# BRIEF
Write out, please, the lines from the beginning of the material to the line with "auto setup = [&](int", including both ends and nothing else.
[RECORDS SHOWN — start]
__device__ __forceinline__ unsigned lds_off(const void* p) {
// ... 29 lines not shown
  const int wave = __builtin_amdgcn_readfirstlane(tid >> 6);
  const int wm = wave >> 2, wn = wave & 3;
  const int lrow = lane & 31, hi = lane >> 5;
  const int ntiles = p.tiles_m * p.tiles_n;
  const int total = p.nitems;
  const int ktiles = (int)((p.K + BK - 1) / BK);
  const int per = (ktiles + p.splits - 1) / p.splits;
  typedef const __attribute__((address_space(4))) GemmParams* kparg_t;
  kparg_t kp = (kparg_t)__builtin_amdgcn_kernarg_segment_ptr();

  const int ck = (lane & 7) ^ (((4 * wave) + (lane >> 4)) & 7);
  const int klm = 16 * (wave >> 2) + 4 * (lane >> 4) + (wave & 3);
  const int kla = AK ? ck * 8 : klm, klb = BKM ? ck * 8 : klm;
  const int pa = AK ? 8 * wave + (lane >> 3) : (lane & 15) * 8;
  const int pb = BKM ? 8 * wave + (lane >> 3) : (lane & 15) * 8;
  const unsigned step_a = AK ? (unsigned)(BK * 2) : (unsigned)(BK * p.lda * 2);
  const unsigned step_b = BKM ? (unsigned)(BK * 2) : (unsigned)(BK * p.ldb * 2);
  constexpr bool EXF = MODE == 2;
  const bool fast_epi = MODE != 0 || (!p.c_f32 && p.splits == 1 && p.vec_epi && (p.N % 8) == 0 && p.bias_mode != CST_BIAS_ROW &&
                                (p.bias_mode == CST_BIAS_NONE || p.alpha == 1.0f));
  const bool bias_in_acc = fast_epi && p.bias_mode == CST_BIAS_COL;
  char* const bias_lds = smem + 2 * BUFB;

  __amdgpu_buffer_rsrc_t ra, rb;
  unsigned va0 = 0, vb0 = 0;
  int nt = 0, krem0 = 0, mrem = 0, nrem = 0;
  int hf = 0;
  unsigned lda2 = 0, ldb2 = 0;
  int64_t m0 = 0, n0 = 0, cofs = 0, bofs = 0;
  int zcur = 0;

  auto setup = [&](int v) {
    asm volatile("" : "+s"(kp));
    struct { int64_t M, N, K, lda, ldb, batch1, sa0, sa1, sb0, sb1, sc0, sc1, sbias0, sbias1; const void *A, *B, *bias; int splits, tiles_m, tiles_n; } p;
    p.M = kp->M; p.N = kp->N; p.K = kp->K; p.lda = kp->lda; p.ldb = kp->ldb; p.batch1 = kp->batch1;
    p.sa0 = kp->sa0; p.sa1 = kp->sa1; p.sb0 = kp->sb0; p.sb1 = kp->sb1; p.sc0 = kp->sc0; p.sc1 = kp->sc1;
    p.sbias0 = kp->sbias0; p.sbias1 = kp->sbias1; p.A = kp->A; p.B = kp->B; p.bias = kp->bias;
    p.splits = kp->splits; p.tiles_m = kp->tiles_m; p.tiles_n = kp->tiles_n;
    auto fdiv = [](int n, unsigned long long magic) { return (int)(((unsigned long long)(unsigned)n * magic) >> 40); };
    int half = -1, vt = v;
    if (v >= kp->half_from) {
      const int o = v - kp->half_from;
      half = o & 1;
      vt = kp->half_from + (o >> 1);
    }
    hf = half >= 0 ? 1 : 0;
    const int z = kp->nz > 1 ? fdiv(vt, kp->magic_ntiles) : 0;
    int id = vt - z * ntiles;
    {
      const int q = ntiles >> 3, r = ntiles & 7, xcd = id & 7, loc = id >> 3;
      id = (xcd < r ? xcd * (q + 1) : r * (q + 1) + (xcd - r) * q) + loc;
    }
    if (kp->mrot > 0) {
      int zr = z * kp->mrot;
      zr -= fdiv(zr, kp->magic_ntiles) * ntiles;
      id += zr;
      if (id >= ntiles) id -= ntiles;
    }
    const int GROUP_M = kp->group_m, per_group = kp->per_group, gshift = kp->group_shift;
    int grp = fdiv(id, kp->magic_per_group);
    const int rem = id - grp * per_group;
    if (kp->gperm_full > 0 && grp < kp->gperm_full) {
      const int q = kp->gperm_q, r = kp->gperm_r, big = (q + 1) * r;
      int col, row;
      if (grp < big) { col = fdiv(grp, kp->magic_gq1); row = grp - col * (q + 1); }
      else { const int t = grp - big, c = fdiv(t, kp->magic_gq); col = r + c; row = t - c * q; }
      grp = row * 8 + col;
    }
    const int gm0 = grp * GROUP_M;
    const int gsz = (p.tiles_m - gm0 < GROUP_M) ? (p.tiles_m - gm0) : GROUP_M;
    int tm, tn;
    if (gsz == GROUP_M && gshift >= 0) { tm = gm0 + (rem & (GROUP_M - 1)); tn = rem >> gshift; }
    else { tm = gm0 + rem % gsz; tn = rem / gsz; }
    m0 = (int64_t)tm * BM + (half == 1 ? 128 : 0);
    n0 = (int64_t)tn * BN;
    zcur = z;
    const int split = p.splits > 1 ? z % p.splits : 0;
    const int64_t bidx = p.splits > 1 ? z / p.splits : z;
    const int64_t b0 = p.batch1 > 1 ? bidx / p.batch1 : bidx, b1 = p.batch1 > 1 ? bidx % p.batch1 : 0;
    const T* A = (const T*)p.A + b0 * p.sa0 + b1 * p.sa1;
    const T* B = (const T*)p.B + b0 * p.sb0 + b1 * p.sb1;
    cofs = b0 * p.sc0 + b1 * p.sc1;
    bofs = b0 * p.sbias0 + b1 * p.sbias1;
    const int kt0 = split * per;
    const int kt1 = (kt0 + per < ktiles) ? kt0 + per : ktiles;
    nt = kt1 > kt0 ? kt1 - kt0 : 0;
    if (kp->m_live) {
      typedef const __attribute__((address_space(4))) uint32_t* cptr_t;
      cptr_t ml = (cptr_t)kp->m_live;
      const uint32_t ep = kp->m_epoch;
      const int t0 = (int)(m0 >> 6), tn = (int)((p.M + 63) >> 6);
      bool live = false;
#pragma unroll
      for (int i = 0; i < 4; ++i) live |= (i < 2 || !hf) && (t0 + i < tn) && ml[t0 + i < tn ? t0 + i : t0] == ep;
      if (!live) nt = 0;
    }
    if (kp->m_len) {
      typedef const __attribute__((address_space(4))) int32_t* iptr_t;
      if (m0 >= (int64_t)((iptr_t)kp->m_len)[b0]) nt = 0;
    }
    krem0 = (int)p.K - kt0 * BK;
    const T* abase = AK ? A + m0 * p.lda + (int64_t)kt0 * BK : A + (int64_t)kt0 * BK * p.lda + m0;
    const T* bbase = BKM ? B + n0 * p.ldb + (int64_t)kt0 * BK : B + (int64_t)kt0 * BK * p.ldb + n0;
    ra = __builtin_amdgcn_make_buffer_rsrc((void*)abase, (short)0, (int)OOB, 0x00020000);
    rb = __builtin_amdgcn_make_buffer_rsrc((void*)bbase, (short)0, (int)OOB, 0x00020000);
    if (bias_in_acc) {
      const int64_t left = p.N - n0;
      const __amdgpu_buffer_rsrc_t rbias = __builtin_amdgcn_make_buffer_rsrc((void*)((const T*)p.bias + bofs + n0), (short)0,
                                                                              (int)((left < 256 ? left : 256) * 2), 0x00020000);
      dma16(rbias, bias_lds, (unsigned)lane * 16);
    }
    lda2 = (unsigned)(p.lda * 2);
    ldb2 = (unsigned)(p.ldb * 2);
    mrem = (int)(p.M - m0 < BM ? p.M - m0 : BM);
    if (hf && mrem > 128) mrem = 128;
    if (mrem <= 0) { mrem = 0; nt = 0; }
    nrem = (int)(p.N - n0 < BN ? p.N - n0 : BN);
    va0 = AK ? (unsigned)pa * lda2 + (unsigned)kla * 2 : (unsigned)klm * lda2 + (unsigned)pa * 2;
    vb0 = BKM ? (unsigned)pb * ldb2 + (unsigned)klb * 2 : (unsigned)klm * ldb2 + (unsigned)pb * 2;
  };

  auto stage = [&](auto qc, auto bufc, int tau) {
    constexpr int Q = decltype(qc)::value, BUF = decltype(bufc)::value;
    constexpr bool IS_A = (Q & 1) != 0;
    constexpr int H = Q >> 1;
    constexpr bool KM = IS_A ? AK : BKM;
    constexpr int GS = KM ? KSTRIDE : GSTRIDE;
    const int krem = krem0 - tau * BK;
    const unsigned ld2 = IS_A ? lda2 : ldb2;
    const unsigned base = (IS_A ? va0 : vb0) + (unsigned)tau * (IS_A ? step_a : step_b) + (KM ? (unsigned)(H * 128) * ld2 : (unsigned)(H * 256));
    const int pos = (IS_A ? pa : pb) + H * 128;
    const int lim = IS_A ? mrem : nrem;
    char* dst = smem + BUF * BUFB + Q * QB + wave * GS;
#pragma unroll
    for (int j = 0; j < 2; ++j) {
      const unsigned v0 = base + (KM ? (unsigned)(64 * j) * ld2 : (unsigned)(32 * j) * ld2);
      const bool ok = ((IS_A ? kla : klb) + (KM ? 0 : 32 * j) < krem) && (pos + (KM ? 64 * j : 0) < lim);
      dma16(IS_A ? ra : rb, dst + j * 8 * GS, ok ? v0 : OOB);
    }
  };
  using I0 = std::integral_constant<int, 0>;
  using I1 = std::integral_constant<int, 1>;
  using I2 = std::integral_constant<int, 2>;
  using I3 = std::integral_constant<int, 3>;

  const int swr = (lrow >> 1) & 7;
  const int arow = (wm * 64 + lrow) * 128, brow = (wn * 32 + lrow) * 128;
  const int trl = ((lane & 15) >> 2) * GSTRIDE + hi * 512 + (16 * ((lane >> 4) & 1) + 4 * (lane & 3)) * 2;
  auto read_tr = [&](Frag<T>& f, const char* q) {
    const v4s_t x = __builtin_amdgcn_ds_read_tr16_b64_v4i16((v4s_t __attribute__((address_space(3)))*)(q));
    const v4s_t y = __builtin_amdgcn_ds_read_tr16_b64_v4i16((v4s_t __attribute__((address_space(3)))*)(q + 256));
    u16x8 t;
    t[0] = (unsigned short)x[0]; t[1] = (unsigned short)x[1]; t[2] = (unsigned short)x[2]; t[3] = (unsigned short)x[3];
    t[4] = (unsigned short)y[0]; t[5] = (unsigned short)y[1]; t[6] = (unsigned short)y[2]; t[7] = (unsigned short)y[3];
    f.v = __builtin_bit_cast(bf16x8, t);
  };
  auto read_a = [&](Frag<T>& f, const char* img, int i, int kk) {
    if (AK) f.v = *reinterpret_cast<const bf16x8*>(img + arow + i * 4096 + (((2 * kk + hi) ^ swr) << 4));
    else read_tr(f, img + trl + wm * 128 + i * 64 + kk * 4 * GSTRIDE);
  };
  auto read_b = [&](Frag<T>& f, const char* img, int kk) {
    if (BKM) f.v = *reinterpret_cast<const bf16x8*>(img + brow + (((2 * kk + hi) ^ swr) << 4));
    else read_tr(f, img + trl + wn * 64 + kk * 4 * GSTRIDE);
  };

  f32x16 acc[4][2];
  Frag<T> fa[2][4], fb0[4], fb1[4];

  auto mfma_quadrant = [&](auto hmc, auto hnc) {
    constexpr int HM = decltype(hmc)::value, HN = decltype(hnc)::value;
    __builtin_amdgcn_s_setprio(1);
#pragma unroll
    for (int kk = 0; kk < 4; ++kk)
#pragma unroll
      for (int i = 0; i < 2; ++i) mma16(acc[HM * 2 + i][HN], HN ? fb1[kk] : fb0[kk], fa[i][kk]);
    __builtin_amdgcn_s_setprio(0);
  };

  auto tile_body = [&](auto bufc, int t, int S, const bool half) {
    constexpr int BUF = decltype(bufc)::value;
    using BC = std::integral_constant<int, BUF>;
    using BN_ = std::integral_constant<int, BUF ^ 1>;
    const char* img = smem + BUF * BUFB;
    const int s0 = 7 + 4 * t;
#pragma unroll
    for (int kk = 0; kk < 4; ++kk) read_b(fb0[kk], img + 0 * QB, kk);
    __builtin_amdgcn_sched_barrier(0);
#pragma unroll
    for (int kk = 0; kk < 4; ++kk)
#pragma unroll
      for (int i = 0; i < 2; ++i) read_a(fa[i][kk], img + 1 * QB, i, kk);
    __builtin_amdgcn_sched_barrier(0);
    if (s0 < S) stage(I3{}, BN_{}, t + 1);
    wait_lgkm<AK ? 8 : 15>();
    __builtin_amdgcn_s_barrier();
    wait_lgkm<0>();
    __builtin_amdgcn_sched_barrier(0);
// ... 54 lines not shown
    const int S = 4 * nt;
    if (0 < S) stage(I0{}, I0{}, 0);
    if (1 < S) stage(I1{}, I0{}, 0);
    if (2 < S) stage(I2{}, I0{}, 0);
    if (3 < S) stage(I3{}, I0{}, 0);
  }
  claim_issue();
  claim_land();
#ifdef CST_TRACE
  long long* trace = (p.splits == 1 && p.ws) ? reinterpret_cast<long long*>(p.ws) + (int64_t)blockIdx.x * 64 : nullptr;
  int titem = 0;
#define CST_STAMP(k) do { if (trace && tid == 0 && titem < 8) trace[titem * 8 + (k)] = (long long)__builtin_readcyclecounter(); } while (0)
#else
#define CST_STAMP(k) do { } while (0)
#endif
  while (true) {
    CST_STAMP(0);
    const int64_t e_m0 = m0, e_n0 = n0, e_cofs = cofs, e_bofs = bofs;
    const int e_z = zcur, e_nt = nt;
    const bool e_hf = hf != 0;
    const int S = 4 * e_nt;
    if (4 < S) stage(I0{}, I1{}, 1);
    if (5 < S) stage(I1{}, I1{}, 1);
    if (6 < S) stage(I2{}, I1{}, 1);
    if (7 <= S) wait_vm<6>();
    else wait_vm<0>();
    __builtin_amdgcn_s_barrier();
    if (bias_in_acc) {
#pragma unroll
      for (int hn = 0; hn < 2; ++hn)
#pragma unroll
        for (int g = 0; g < 4; ++g) {
          const uint2 raw = *reinterpret_cast<const uint2*>(bias_lds + (hn * 128 + wn * 32 + 8 * g + 4 * hi) * 2);
          const float b0 = __uint_as_float(raw.x << 16), b1 = __uint_as_float(raw.x & 0xffff0000u);
          const float b2 = __uint_as_float(raw.y << 16), b3 = __uint_as_float(raw.y & 0xffff0000u);
#pragma unroll
          for (int i = 0; i < 4; ++i) {
            acc[i][hn][4 * g] = b0; acc[i][hn][4 * g + 1] = b1; acc[i][hn][4 * g + 2] = b2; acc[i][hn][4 * g + 3] = b3;
          }
        }
      wait_lgkm<0>();
    } else {
#pragma unroll
      for (int i = 0; i < 4; ++i)
#pragma unroll
        for (int j = 0; j < 2; ++j)
#pragma unroll
          for (int r = 0; r < 16; ++r) acc[i][j][r] = 0.0f;
    }
    if (wm == 1) __builtin_amdgcn_s_barrier();
    CST_STAMP(1);
    for (int t = 0; t < e_nt; t += 2) {
      tile_body(I0{}, t, S, e_hf);
      if (t + 1 < e_nt) tile_body(I1{}, t + 1, S, e_hf);
    }
    if (wm == 0) __builtin_amdgcn_s_barrier();
    CST_STAMP(2);

    {
      int item;
      asm volatile("ds_read_b32 %0, %1\n\ts_waitcnt lgkmcnt(0)" : "=v"(item) : "v"(slot_off + 4u * (unsigned)par) : "memory");
      v = __builtin_amdgcn_readfirstlane(p.sched ? item : v + (int)gridDim.x);
    }
    const bool has_next = v < total;
    if (has_next) {
      claim_issue();
      setup(v);
      CST_STAMP(5);
      const int Sn = 4 * nt;
      if (0 < Sn) stage(I0{}, I0{}, 0);
      if (1 < Sn) stage(I1{}, I0{}, 0);
      if (2 < Sn) stage(I2{}, I0{}, 0);
      if (3 < Sn) stage(I3{}, I0{}, 0);
      CST_STAMP(6);
    }

    CST_STAMP(3);
    asm volatile("" : "+s"(kp));
    GemmParams q;
    q.M = kp->M; q.N = kp->N; q.C = kp->C; q.ldc = kp->ldc; q.bias = kp->bias; q.bias_mode = kp->bias_mode; q.act = kp->act;
    q.aux_out = kp->aux_out; q.ld_aux_out = kp->ld_aux_out; q.dact = kp->dact; q.aux_in = kp->aux_in; q.ld_aux_in = kp->ld_aux_in;
    q.resid = kp->resid; q.ld_resid = kp->ld_resid; q.alpha = kp->alpha; q.splits = kp->splits; q.ws = kp->ws;
    q.c_f32 = kp->c_f32; q.vec_epi = kp->vec_epi; q.drop_thr = kp->drop_thr; q.drop_key = kp->drop_key; q.drop_scale = kp->drop_scale; q.drop_row0 = kp->drop_row0;
    if (fast_epi && e_nt == 0 && q.bias_mode == CST_BIAS_NONE && !q.resid) {
      if (has_next) claim_land();
      const u32x4 z4 = {0u, 0u, 0u, 0u};
      const int64_t col = e_n0 + (tid & 31) * 8;
      if (col < q.N) {
        T* const cb = (T*)q.C + e_cofs + col;
        T* const xb = q.aux_out ? (T*)q.aux_out + e_cofs + col : nullptr;
#pragma unroll 4
        for (int it = 0; it < (e_hf ? 8 : 16); ++it) {
          const int64_t row = e_m0 + (tid >> 5) + 16 * it;
          if (row < q.M) {
            __builtin_nontemporal_store(z4, reinterpret_cast<u32x4*>(cb + row * q.ldc));
            if (xb) __builtin_nontemporal_store(z4, reinterpret_cast<u32x4*>(xb + row * q.ld_aux_out));
          }
        }
      }
    } else if (fast_epi) {
      constexpr int ERS = 528;
      const T* exsrc = MODE == 1 ? nullptr : (q.dact ? (const T*)q.aux_in : (const T*)q.resid);
      const int64_t exld = q.dact ? q.ld_aux_in : q.ld_resid;
      const bool both = q.dact && q.resid;
      constexpr bool ex_fast = EXF;
      u32x4 exq[8];
      const T* ex_b = nullptr;
      if (ex_fast) {
        int64_t colc = e_n0 + (tid & 31) * 8;
        colc = colc < q.N ? colc : q.N - 8;
        ex_b = exsrc + e_cofs + colc;
#pragma unroll
        for (int it = 0; it < 8; ++it) {
          int64_t row = e_m0 + (tid >> 5) + 16 * it;
          row = row < q.M ? row : q.M - 1;
          exq[it] = __builtin_nontemporal_load(reinterpret_cast<const u32x4*>(ex_b + row * exld));
        }
      }
#pragma unroll
      for (int hm = 0; hm < 2; ++hm) {
        if (hm && e_hf) break;
        if (hm) __builtin_amdgcn_s_barrier();
#pragma unroll
        for (int i = 0; i < 2; ++i)
#pragma unroll
          for (int hn = 0; hn < 2; ++hn)
#pragma unroll
            for (int g = 0; g < 4; ++g) {
              typedef __bf16 bf16x4_t __attribute__((ext_vector_type(4)));
              bf16x4_t pk;
#pragma unroll
              for (int e = 0; e < 4; ++e) pk[e] = static_cast<__bf16>(acc[hm * 2 + i][hn][4 * g + e] * q.alpha);
              lds_write_b64(ebase_off + (wm * 64 + i * 32 + lrow) * ERS + (hn * 128 + wn * 32 + 8 * g + 4 * hi) * 2, __builtin_bit_cast(uint2, pk));
            }
        wait_lgkm<0>();
        __builtin_amdgcn_s_barrier();
        if (hm == 0 && has_next) claim_land();
        if (exsrc && !ex_fast) {
#pragma unroll 2
          for (int it = 0; it < 8; ++it) {
            const int vi = tid + NTHREADS * it;
            const int rl = vi >> 5, cl = (vi & 31) * 8;
            const int64_t row = e_m0 + hm * 128 + rl, col = e_n0 + cl;
            if (row >= q.M || col >= q.N) continue;
            const u32x4 exv = *reinterpret_cast<const u32x4*>(exsrc + e_cofs + row * exld + col);
            const u32x4 zraw = lds_read_b128(ebase_off + rl * ERS + cl * 2);
            wait_lgkm<0>();
            __builtin_amdgcn_sched_barrier(0);
            if (q.aux_out) *reinterpret_cast<u32x4*>((T*)q.aux_out + e_cofs + row * q.ld_aux_out + col) = zraw;
            float x[8];
#pragma unroll
            for (int e = 0; e < 4; ++e) {
              x[2 * e] = __uint_as_float(zraw[e] << 16);
              x[2 * e + 1] = __uint_as_float(zraw[e] & 0xffff0000u);
            }
            if (q.act == CST_ACT_RELU) {
#pragma unroll
              for (int e = 0; e < 8; ++e) x[e] = fmaxf(x[e], 0.0f);
            } else if (q.act == CST_ACT_GELU) {
#pragma unroll
              for (int e = 0; e < 8; ++e) x[e] = gelu_t<T>(x[e]);
            }
            if (q.drop_thr) cst_drop8(x, q.drop_key, (uint64_t)((row + q.drop_row0) * q.N + col), q.drop_thr, q.drop_scale);
            if (q.dact) {
#pragma unroll
              for (int e = 0; e < 4; ++e) {
// ... 157 lines not shown
          if (row >= q.M || col >= q.N) continue;
          float x[8];
          {
            const u32x4 ua = lds_read_b128(ebase_off + (rl * LDC + cl) * 4), ub = lds_read_b128(ebase_off + (rl * LDC + cl + 4) * 4);
            wait_lgkm<0>();
            __builtin_amdgcn_sched_barrier(0);
            const f32x4 a = __builtin_bit_cast(f32x4, ua), b = __builtin_bit_cast(f32x4, ub);
            x[0] = a[0]; x[1] = a[1]; x[2] = a[2]; x[3] = a[3]; x[4] = b[0]; x[5] = b[1]; x[6] = b[2]; x[7] = b[3];
          }
          const bool full = col + 8 <= q.N;
          if (wsp) {
            if (full && ws_vec) store8(wsp + row * q.N + col, x);
            else
              for (int e = 0; e < 8 && col + e < q.N; ++e) wsp[row * q.N + col + e] = x[e];
          } else if (full && q.vec_epi) {
            epilogue_store8<T>(q, e_cofs, e_bofs, row, col, x);
          } else {
            for (int e = 0; e < 8 && col + e < q.N; ++e) epilogue_store<T>(q, e_cofs, e_bofs, row, col + e, x[e]);
          }
        }
      }
    }
    CST_STAMP(4);
#ifdef CST_TRACE
    ++titem;
#endif
    if (!has_next) break;
    __builtin_amdgcn_s_barrier();
  }
  int* const sched_exit = p.sched;
  if (int* const sched = sched_exit; sched && tid == 0) {
    if (atomicAdd(sched + 8, 1) == (int)gridDim.x - 1) {
#pragma unroll
      for (int i = 0; i < 9; ++i) __hip_atomic_store(sched + i, 0, __ATOMIC_RELAXED, __HIP_MEMORY_SCOPE_AGENT);
    }
  }
}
[RECORDS SHOWN — finish]
# RESPONSE FOR THIS EXERCISE
__device__ __forceinline__ unsigned lds_off(const void* p) {
// ... 29 lines not shown
  const int wave = __builtin_amdgcn_readfirstlane(tid >> 6);
  const int wm = wave >> 2, wn = wave & 3;
  const int lrow = lane & 31, hi = lane >> 5;
  const int ntiles = p.tiles_m * p.tiles_n;
  const int total = p.nitems;
  const int ktiles = (int)((p.K + BK - 1) / BK);
  const int per = (ktiles + p.splits - 1) / p.splits;
  typedef const __attribute__((address_space(4))) GemmParams* kparg_t;
  kparg_t kp = (kparg_t)__builtin_amdgcn_kernarg_segment_ptr();

  const int ck = (lane & 7) ^ (((4 * wave) + (lane >> 4)) & 7);
  const int klm = 16 * (wave >> 2) + 4 * (lane >> 4) + (wave & 3);
  const int kla = AK ? ck * 8 : klm, klb = BKM ? ck * 8 : klm;
  const int pa = AK ? 8 * wave + (lane >> 3) : (lane & 15) * 8;
  const int pb = BKM ? 8 * wave + (lane >> 3) : (lane & 15) * 8;
  const unsigned step_a = AK ? (unsigned)(BK * 2) : (unsigned)(BK * p.lda * 2);
  const unsigned step_b = BKM ? (unsigned)(BK * 2) : (unsigned)(BK * p.ldb * 2);
  constexpr bool EXF = MODE == 2;
  const bool fast_epi = MODE != 0 || (!p.c_f32 && p.splits == 1 && p.vec_epi && (p.N % 8) == 0 && p.bias_mode != CST_BIAS_ROW &&
                                (p.bias_mode == CST_BIAS_NONE || p.alpha == 1.0f));
  const bool bias_in_acc = fast_epi && p.bias_mode == CST_BIAS_COL;
  char* const bias_lds = smem + 2 * BUFB;

  __amdgpu_buffer_rsrc_t ra, rb;
  unsigned va0 = 0, vb0 = 0;
  int nt = 0, krem0 = 0, mrem = 0, nrem = 0;
  int hf = 0;
  unsigned lda2 = 0, ldb2 = 0;
  int64_t m0 = 0, n0 = 0, cofs = 0, bofs = 0;
  int zcur = 0;

  auto setup = [&](int v) {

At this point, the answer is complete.